There is another poignant lesson for mothers from the crucifixion subtly portrayed in Michelangelo’s “Pieta.”  Most viewers of the statue focus on Mary’s arms embracing her Son, but a closer look also reveals her left hand open in an act of surrender.  Mary reveals the art – and perhaps the biggest challenge – of motherhood: to embrace and to be detached.  

On the one hand, a mother is called to love, cherish and care for the child(ren) entrusted to her.  At the same time, these children are not ultimately hers, nor her husband’s.  Ultimately, each child is a gift from God.  Mothers must care without being possessive. Mothers can look to Mary as an example and as an intercessor in striking this delicate balance.

In his encyclical, Redemptoris Mater, St. John Paul II summarized the way in which the Blessed Mother reveals the call of all women: 

It can be said that women, by looking to Mary, find in her the secret of living their femininity with dignity and of achieving their own true advancement.  In the light of Mary, the Church sees in the face of women the reflection of a beauty which mirrors the loftiest sentiments of which the human heart is capable: the self-offering totality of love; the strength that is capable of bearing the greatest sorrows; limitless fidelity and tireless devotion to work; the ability to combine penetrating intuition with words of support and encouragement (#46).
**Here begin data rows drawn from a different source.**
template <int NC>
struct SweepLds {
    static constexpr int RP0 = (NC * 8 + 15) / 16;
    static constexpr int RP = (RP0 & 1) ? RP0 : RP0 + 1;
    static constexpr int ROW_BYTES = RP * 16;
    static constexpr int ROWS_BYTES = 64 * ROW_BYTES;
    static constexpr int WAVE_BYTES_FUSE = ROWS_BYTES + 512;
// ... 23 lines not shown
    typedef const __attribute__((address_space(1))) void* gptr_t;
    typedef __attribute__((address_space(3))) void* lptr_t;
    const unsigned lds_rows = (unsigned)(unsigned long long)(lptr_t)wlds;
    int sh_r = 0, sh_d = 0, sh_d2 = 0;
    bool fast_fix = true, fast_d = true;
    double scale_r = 1.0, scale_d = 1.0, scale_d2 = 1.0;
    i64 dacc0 = 0, dacc1 = 0, dacc2 = 0, dacc3 = 0;
    if constexpr (FUSE) {
        sh_r = fz.sc->sh_r;
        const int Ed = dist_exponent(fz.sc->maxabs, __longlong_as_double((i64)*fz.l1max_bits));
        sh_d = 30 - Ed;
        sh_d2 = 30 - 2 * Ed;
        auto pow2 = [](int e) { return __longlong_as_double((long long)(1023 + e) << 52); };
        fast_fix = sh_r >= -1000 && sh_r <= 1000;
        fast_d = sh_d >= -1000 && sh_d <= 1000 && sh_d2 >= -1000 && sh_d2 <= 1000;
        scale_r = pow2(fast_fix ? sh_r : 0);
        scale_d = pow2(fast_d ? sh_d : 0);
        scale_d2 = pow2(fast_d ? sh_d2 : 0);
    }
    const float ymax1 = __int_as_float(ps->ymax_bits);
    const float relk = __int_as_float((127 + __builtin_popcount(~idxmask) - 21) << 23);
    const float pinf = __builtin_inff();
    const int col = lane & 31, h = lane >> 5;
    unsigned long long nflag = 0, njobs = 0;
    SW_STAMP_DECL
    constexpr bool TOKEN = TWO && FUSE && WAVES == 8;
    const unsigned tok_me = 1u << wib;
    unsigned* tok_w = nullptr;
    if constexpr (TOKEN) {
        unsigned* const tok = (unsigned*)(smem + (size_t)WAVES * WAVE_LDS);
        if (lane < 4) __hip_atomic_fetch_and(&tok[lane], ~tok_me, __ATOMIC_RELAXED, __HIP_MEMORY_SCOPE_WORKGROUP);
        tok_w = tok + (__builtin_amdgcn_s_getreg((2 - 1) << 11 | 4 << 6 | 4) & 3u);
    }
    auto tok_others = [&]() {
        const unsigned w = __hip_atomic_load(tok_w, __ATOMIC_RELAXED, __HIP_MEMORY_SCOPE_WORKGROUP);
        return (__builtin_amdgcn_readfirstlane((int)w) & 0xff & ~(int)tok_me) != 0;
    };
    auto tok_set = [&](bool on) {
        unsigned me = tok_me;
        asm volatile("" : "+s"(me));
        if (lane == 0) {
            if (on)
                __hip_atomic_fetch_or(tok_w, me, __ATOMIC_RELAXED, __HIP_MEMORY_SCOPE_WORKGROUP);
            else
                __hip_atomic_fetch_and(tok_w, ~me, __ATOMIC_RELAXED, __HIP_MEMORY_SCOPE_WORKGROUP);
        }
    };
// ... 40 lines not shown
#pragma unroll
        for (int hh = 0; hh < NB; ++hh) slot_frames(turn * NB + hh, fn[2 * hh], fn[2 * hh + 1]);
    };
    auto request_B = [&]() {
#pragma unroll
        for (int cb = 0; cb < NCB; ++cb) load_pairs(B[cb], g[cb], fn[cb], NB == 2 ? 5 : 7);
    };
    const long turn0 = SW_EXP(128) && wib >= 4 ? nturns : wave;
    if (turn0 < nturns) {
        next_frames(wave);
        home_n = home_of(fn[0]);
        request_B();
    }
    for (long turn = turn0; turn < nturns; turn += nwaves) {
        unsigned f[NCB];
        float gc[NCB];
#pragma unroll
        for (int cb = 0; cb < NCB; ++cb) f[cb] = fn[cb], gc[cb] = g[cb];
        const int home = home_n;
        const long tn = turn + nwaves < nturns ? turn + nwaves : turn;
        SW_STAMP(0)
        if constexpr (!TWO) next_frames(tn);
        unsigned short oldraw = 0;
        auto request_rows = [&](unsigned fs) {
            asm volatile("s_waitcnt lgkmcnt(0)" ::: "memory");
            if (fz.incr) oldraw = fz.cells[fs];
            const int lane_q = pre_fresh_lane();
            unsigned fr_next = (unsigned)__shfl((int)fs, (int)((unsigned)lane_q / (unsigned)SL::RP), 64);
#pragma unroll 1
            for (int k = 0; k < (SW_EXP(4) ? 0 : SL::RP); ++k) {
                const unsigned q = (unsigned)(k * 64 + lane_q);
                const unsigned slot = q / (unsigned)SL::RP, pc = q - slot * (unsigned)SL::RP;
                unsigned fr_ = fr_next;
                {
                    const unsigned qn = (unsigned)((k + 1 < SL::RP ? k + 1 : k) * 64 + lane_q);
                    fr_next = (unsigned)__shfl((int)fs, (int)(qn / (unsigned)SL::RP), 64);
                }
                if (SW_EXP(64)) fr_ = fs;
                if (SW_EXP(32)) fr_ &= ~1u;
                const char* gp = (const char*)fz.aos + ((size_t)fr_ * (size_t)(NC * 8) + (size_t)((pc < (unsigned)SL::RP0 ? pc : 0u) * 16u));
                __builtin_amdgcn_global_load_lds((gptr_t)gp, (lptr_t)(wlds + k * 1024), 16, 0, 0);
            }
#ifdef E2VQ_SWEEP_STAMP
            {
                const unsigned long long sw_now = __builtin_amdgcn_s_memtime();
                sw_acc[4] += sw_now - sw_t;
                sw_t = sw_now;
            }
#endif
        };
        if constexpr (FUSE) request_rows(h ? f[1] : f[0]);
        float k1[NCB], k2[NCB], k3[NCB];
        int ntl = 0;

        if constexpr (TWO) {
            auto tile_at = [&](int i) {
                i = i < MT ? i : MT - 1;
                return home + i < MT ? home + i : home + i - MT;
            };
            constexpr int ND = 2;
            if constexpr (TOKEN) {
                __builtin_amdgcn_s_setprio(0);
#pragma unroll 1
                for (int p = 0; p < E2VQ_SWEEP_TOKEN_POLLS && tok_others(); ++p) {
                    __builtin_amdgcn_s_sleep(4);
#ifdef E2VQ_SWEEP_STAMP
                    sw_polls += 1;
#endif
                }
#ifdef E2VQ_SWEEP_STAMP
                sw_in += tok_others() ? 1 : 0;
                {
                    const unsigned long long sw_now = __builtin_amdgcn_s_memtime();
                    sw_acc[0] += sw_now - sw_t;
                    sw_t = sw_now;
                }
#endif
                tok_set(true);
            }
            h8 A[ND][NU];
#pragma unroll
            for (int k = 0; k < ND - 1; ++k) sweep_load_tile<NC>(A[k], cimg, tile_at(k), lane, true);
            float U[NCB];
#pragma unroll
            for (int cb = 0; cb < NCB; ++cb) U[cb] = pinf;
            f16v acc0[2], acc1[2];
#pragma unroll
            for (int r = 0; r < 16; ++r) acc1[0][r] = 0.f, acc1[1][r] = pinf;
            unsigned bits_acc = 0u;
            int tile_prev = 0;
            auto digest = [&](float m, float& Uc, float gcb, int cb, int tile, bool valid) {
                const float Dc = 2.54f * (257.f * (gcb + ymax1) + (129.f * NC + 2.f));
                const float thrc = Uc > 0.f && Uc < pinf ? __builtin_fmaf(Uc, 1.000001f, Dc) : pinf;
                const bool fl = !(m > thrc);
                Uc = __builtin_fminf(Uc, m);
                bits_acc |= (valid && __ballot(fl) != 0) ? 1u << cb : 0u;
                if (cb == NCB - 1) {
                    if (bits_acc) {
                        tlist[ntl] = (unsigned short)((unsigned)tile | bits_acc << 8);
                        ++ntl;
                    }
                    bits_acc = 0u;
                }
            };
            for (int i0 = 0; i0 < MT; i0 += ND) {
// ... 5 lines not shown
                        const int tile = tile_at(i);
#pragma unroll
                        for (int cb = 0; cb < NCB; ++cb) {
                            const float m = (cb & 1) ? sweep_coarse_job_pinned<NC>(acc1, A[k], B[cb], acc0)
                                                     : sweep_coarse_job_pinned<NC>(acc0, A[k], B[cb], acc1);
                            if (cb == 0)
                                digest(m, U[NCB - 1], gc[NCB - 1], NCB - 1, tile_prev, i > 0);
                            else
                                digest(m, U[cb - 1], gc[cb - 1], cb - 1, tile, true);
                        }
                        tile_prev = tile;
                    }
                }
            }
            {
                float v[16];
#pragma unroll
                for (int r = 0; r < 16; ++r) v[r] = __builtin_fmaf(acc1[0][r], 512.f, acc1[1][r]);
                float m = __builtin_fminf(v[0], v[1]);
#pragma unroll
                for (int r = 2; r < 16; r += 2) m = __builtin_fminf(m, __builtin_fminf(v[r], v[r + 1]));
                digest(m, U[NCB - 1], gc[NCB - 1], NCB - 1, tile_prev, true);
            }
            njobs += (unsigned long long)NCB * MT;
            if (SW_EXP(2)) {
                ntl = 1;
                tlist[0] = (unsigned short)((unsigned)home | ((1u << NCB) - 1u) << 8);
            }
            SW_STAMP(1)
            if constexpr (TOKEN) {
                __builtin_amdgcn_s_setprio(1);
#ifdef E2VQ_SWEEP_STAMP
                sw_out += tok_others() ? 1 : 0;
#endif
                tok_set(false);
            }
            next_frames(tn);
        }
#pragma unroll
        for (int cb = 0; cb < NCB; ++cb) k1[cb] = k2[cb] = k3[cb] = __int_as_float(0x7f7fffff);
        int maskv = idxmask;
        asm volatile("" : "+v"(maskv));
        float ninf = -__builtin_inff();
        asm volatile("" : "+v"(ninf));
        if constexpr (!TWO) {
            h8 Acur[NU], Anext[NU];
            sweep_load_tile<NC>(Acur, cimg, 0, lane, false);
            for (int t = 0; t < MT; ++t) {
                sweep_load_tile<NC>(Anext, cimg, t + 1 < MT ? t + 1 : t, lane, false);
                sweep_full_job<NC>(Acur, B[0], t, k1[0], k2[0], k3[0], maskv, ninf);
                sweep_full_job<NC>(Acur, B[1], t, k1[1], k2[1], k3[1], maskv, ninf);
#pragma unroll
                for (int u = 0; u < NU; ++u) Acur[u] = Anext[u];
            }
            njobs += 2ull * MT;
            nflag += 2ull * MT;
            home_n = 0;
        }
#pragma unroll
        for (int hh = 0; hh < NB; ++hh) {
        const long b = turn * NB + hh;
        if (FUSE && hh) request_rows(h ? f[NCB - 1] : f[NCB - 2]);
        if constexpr (TWO) {
            if constexpr (NB == 2) {
                load_pairs(B[2 * hh], g[2 * hh], f[2 * hh], hh == 0 ? 2 : 3);
                load_pairs(B[2 * hh + 1], g[2 * hh + 1], f[2 * hh + 1], hh == 0 ? 2 : 3);
            }
            const unsigned sh = 8u + 2u * hh;
            auto next_e = [&](int j) {
                while (j < ntl && ((tlist[j] >> sh) & 3u) == 0u) ++j;
                return j;
            };
            int j = next_e(0);
            if (j < ntl) {
                h8 Acur[NU], Anext[NU];
                unsigned e = tlist[j];
                sweep_load_tile<NC>(Acur, cimg, (int)(e & 0xffu), lane, false);
                while (j < ntl) {
                    const int jn = next_e(j + 1);
                    const unsigned en = tlist[jn < ntl ? jn : j];
                    sweep_load_tile<NC>(Anext, cimg, (int)(en & 0xffu), lane, false);
                    const int tile = (int)(e & 0xffu);
                    const unsigned eb = e >> sh;
                    if (eb & 1u) sweep_full_job<NC>(Acur, B[2 * hh], tile, k1[2 * hh], k2[2 * hh], k3[2 * hh], maskv, ninf);
                    if (eb & 2u) sweep_full_job<NC>(Acur, B[2 * hh + 1], tile, k1[2 * hh + 1], k2[2 * hh + 1], k3[2 * hh + 1], maskv, ninf);
                    nflag += (eb & 1u) + ((eb >> 1) & 1u);
#pragma unroll
                    for (int u = 0; u < NU; ++u) Acur[u] = Anext[u];
                    e = en;
                    j = jn;
                }
            }
            if (hh == 0) home_n = home_of(fn[0]);
        }
        SW_STAMP(2)
        if constexpr (!FUSE) request_B();

        const unsigned f0 = NB == 2 && hh ? f[NCB - 2] : f[0], f1 = NB == 2 && hh ? f[NCB - 1] : f[1];
        const float gc0 = NB == 2 && hh ? gc[NCB - 2] : gc[0], gc1 = NB == 2 && hh ? gc[NCB - 1] : gc[1];
        const float ka1 = NB == 2 && hh ? k1[NCB - 2] : k1[0], ka2 = NB == 2 && hh ? k2[NCB - 2] : k2[0],
                    ka3 = NB == 2 && hh ? k3[NCB - 2] : k3[0];
// ... 26 lines not shown
        const unsigned c1 = (unsigned)(__float_as_int(t1) & ~idxmask), c2 = (unsigned)(__float_as_int(u2) & ~idxmask);
        const bool live = b * 64 + lane < T;
        if constexpr (!FUSE) {
            if (live) cand[fr] = c1 | c2 << 13 | (amb ? CAND_AMB : 0u) | (cert ? CAND_CERT : 0u);
        } else {
            double2 x[NH], y[NH];
            const unsigned la = lds_rows + (unsigned)(lane * SL::ROW_BYTES);
            {
                const double2* r1 = (const double2*)(fz.cbq + (size_t)c1 * NPAD);
                const double2* r2 = (const double2*)(fz.cbq + (size_t)c2 * NPAD);
#pragma unroll
                for (int n2 = 0; n2 < NH; ++n2) x[n2] = SW_EXP(16) ? make_double2(1.0, 1.0) : r1[n2];
#pragma unroll
                for (int n2 = 0; n2 < NH; ++n2) y[n2] = make_double2(0.0, 0.0);
                if (amb && !SW_EXP(16)) {
#pragma unroll
                    for (int n2 = 0; n2 < NH; ++n2) y[n2] = r2[n2];
                }
            }
            __builtin_amdgcn_s_waitcnt(0x0F70);
            __builtin_amdgcn_fence(__ATOMIC_ACQUIRE, "wavefront");
            asm volatile("" ::: "memory");
            double d1 = 0.0, d2 = 0.0;
#pragma unroll
            for (int b0 = 0; b0 < NC; b0 += 8) {
                double fv[8] = {0.0, 0.0, 0.0, 0.0, 0.0, 0.0, 0.0, 0.0};
#pragma unroll
                for (int k = 0; k < 8; ++k)
                    if (b0 + k < NC) asm volatile("ds_read_b64 %0, %1" : "=v"(fv[k]) : "v"(la + (unsigned)((b0 + k) * 8)));
                asm volatile("s_waitcnt lgkmcnt(0)"
                             : "+v"(fv[0]), "+v"(fv[1]), "+v"(fv[2]), "+v"(fv[3]), "+v"(fv[4]), "+v"(fv[5]), "+v"(fv[6]), "+v"(fv[7]));
#pragma unroll
                for (int k = 0; k < 8; ++k)
                    if (b0 + k < NC) {
                        d1 = __builtin_fma(fv[k], ((b0 + k) & 1) ? x[(b0 + k) >> 1].y : x[(b0 + k) >> 1].x, d1);
                        d2 = __builtin_fma(fv[k], ((b0 + k) & 1) ? y[(b0 + k) >> 1].y : y[(b0 + k) >> 1].x, d2);
                    }
                asm volatile("" : "+v"(d1), "+v"(d2));
            }
            const bool take_b = amb && (d2 < d1 || (d2 == d1 && c2 < c1));
            const double best = take_b ? d2 : d1;
            int idx = take_b ? (int)c2 : (int)c1;
            if (hh == NB - 1) request_B();
            const bool skip = !cert;
            idx = skip ? 0 : idx;
#ifdef E2VQ_SWEEP_STAMP
            {
                const unsigned long long sw_now = __builtin_amdgcn_s_memtime();
                sw_acc[5] += sw_now - sw_t;
                sw_t = sw_now;
            }
#endif
            if (live) {
                if (skip) {
                    fz.fb_list[atomicAdd(&ps->fb_count, 1)] = (int)fr;
                } else {
                    if (fz.sym) fz.sym[fr] = (unsigned short)idx;
                    if (fz.dmin) fz.dmin[fr] = best;
                    if (fz.incr != 1 || (int)oldraw != idx) fz.cells[fr] = (unsigned short)idx;
                    const double e = best - 1.0;
                    int h0, l0, h1, l1;
                    if (fast_d) {
// ... 4 lines not shown
                        fix2(e * e, sh_d2, h1, l1);
                    }
                    dacc0 += h0;
                    dacc1 += l0;
                    dacc2 += h1;
                    dacc3 += l1;
                }
            }
#ifdef E2VQ_SWEEP_STAMP
            {
                const unsigned long long sw_now = __builtin_amdgcn_s_memtime();
                sw_acc[6] += sw_now - sw_t;
                sw_t = sw_now;
            }
#endif
            {
                const int incr = fz.incr;
                const int oldc = (incr == 2 ? 2 : 1) * (int)oldraw;
                const bool mov = live && !skip && (!incr || oldc != idx);
                const bool infam = incr == 2 && idx == oldc + 1;
                const int keyN = infam ? fz.M + (oldc >> 1) : idx;
                const bool hasN = mov, hasO = mov && incr != 0 && !infam;
                u64 mN = __ballot(hasN), mO = __ballot(hasO);
                if (mov) {
                    double* fr = (double*)(wlds + lane * SL::ROW_BYTES);
                    if (fast_fix) {
#pragma unroll 4
                        for (int n = 0; n < NC; ++n) {
                            int hh, ll;
                            fix2_mul(fr[n], scale_r, hh, ll);
                            *(int2*)&fr[n] = make_int2(hh, ll);
                        }
                    } else {
#pragma unroll 1
                        for (int n = 0; n < NC; ++n) {
                            int hh, ll;
                            fix2(fr[n], sh_r, hh, ll);
                            *(int2*)&fr[n] = make_int2(hh, ll);
                        }
                    }
                }
                __builtin_amdgcn_fence(__ATOMIC_RELEASE, "wavefront");
                __builtin_amdgcn_wave_barrier();
                __builtin_amdgcn_fence(__ATOMIC_ACQUIRE, "wavefront");
#ifdef E2VQ_SWEEP_STAMP
                {
                    asm volatile("s_waitcnt lgkmcnt(0)" ::: "memory");
// ... 26 lines not shown
                    if (2 * NC > 64 && lane < 2 * NC - 64 && a1 != 0) atomicAdd((u64*)&dst[64 + lane], (u64)a1);
                    if (lane == 63 && !SW_EXP(8)) {
                        const i64 cnt = (i64)__builtin_popcountll(sN) - (i64)__builtin_popcountll(sO);
                        if (cnt != 0) atomicAdd((u64*)&dst[2 * NC], (u64)cnt);
                    }
                    mN &= ~sN;
                    mO &= ~sO;
#ifdef E2VQ_SWEEP_STAMP
                    sw_acc[7] += 1;
#endif
                }
            }
        }
#ifdef E2VQ_SWEEP_STAMP
        {
            const unsigned long long sw_now = __builtin_amdgcn_s_memtime();
            sw_acc[3] += sw_now - sw_t;
            sw_t = sw_now;
            sw_n += 1;
        }
#endif
    }
    }
#ifdef E2VQ_SWEEP_STAMP
    if (lane == 0) {
        for (int k = 0; k < 8; ++k) atomicAdd(&g_sweep_stamps[k], sw_acc[k]);
        atomicAdd(&g_sweep_stamps[8], sw_n);
        atomicAdd(&g_sweep_stamps[9], 1ull);
        atomicAdd(&g_sweep_stamps[10], nflag);
        atomicAdd(&g_sweep_stamps[11], njobs);
        atomicAdd(&g_sweep_stamps[12], sw_conv);
        atomicAdd(&g_sweep_stamps[13], sw_in);
        atomicAdd(&g_sweep_stamps[14], sw_out);
        atomicAdd(&g_sweep_stamps[15], sw_polls);
    }
#endif
    if (counters && lane == 0 && njobs) {
        atomicAdd(&counters->flagged, nflag);
        atomicAdd(&counters->jobs, njobs);
    }
    if constexpr (FUSE) {
        i64 v[4] = {dacc0, dacc1, dacc2, dacc3};
#pragma unroll
        for (int k = 0; k < 4; ++k) {
            for (int dd = 32; dd >= 1; dd >>= 1) v[k] += __shfl_xor(v[k], dd, 64);
            if (lane == 0 && v[k] != 0) atomicAdd((u64*)&fz.rows[(long)(wave % (32 * MT)) * RS + 2 * NC + 1 + k], (u64)v[k]);
        }
    }
}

At first glance it might seem that only women with biological or adoptive children have something to learn from the motherhood of Mary, but St. John Paul II would challenge us to think differently.  All women, by virtue of their femininity, are called to be mothers.  All women are called to be spiritual mothers whether or not any children call them, “Mom.”  

The human person is entrusted to women in a unique way.  It’s not that men do not love or care for people, but rather that women are able, in a particular way, to notice the needs of others and to meet them, offering empathy, a listening ear and the unique care that a particular person needs.  Men and women both love, but they love differently.  Women love as mothers.  

Whether joyful, sorrowful, luminous or glorious, the mysteries of the rosary offer us a glimpse into how Mary loved and lived as a mother, becoming both guide and intercessor for us as we seek to more fully love as a spiritual or physical mother.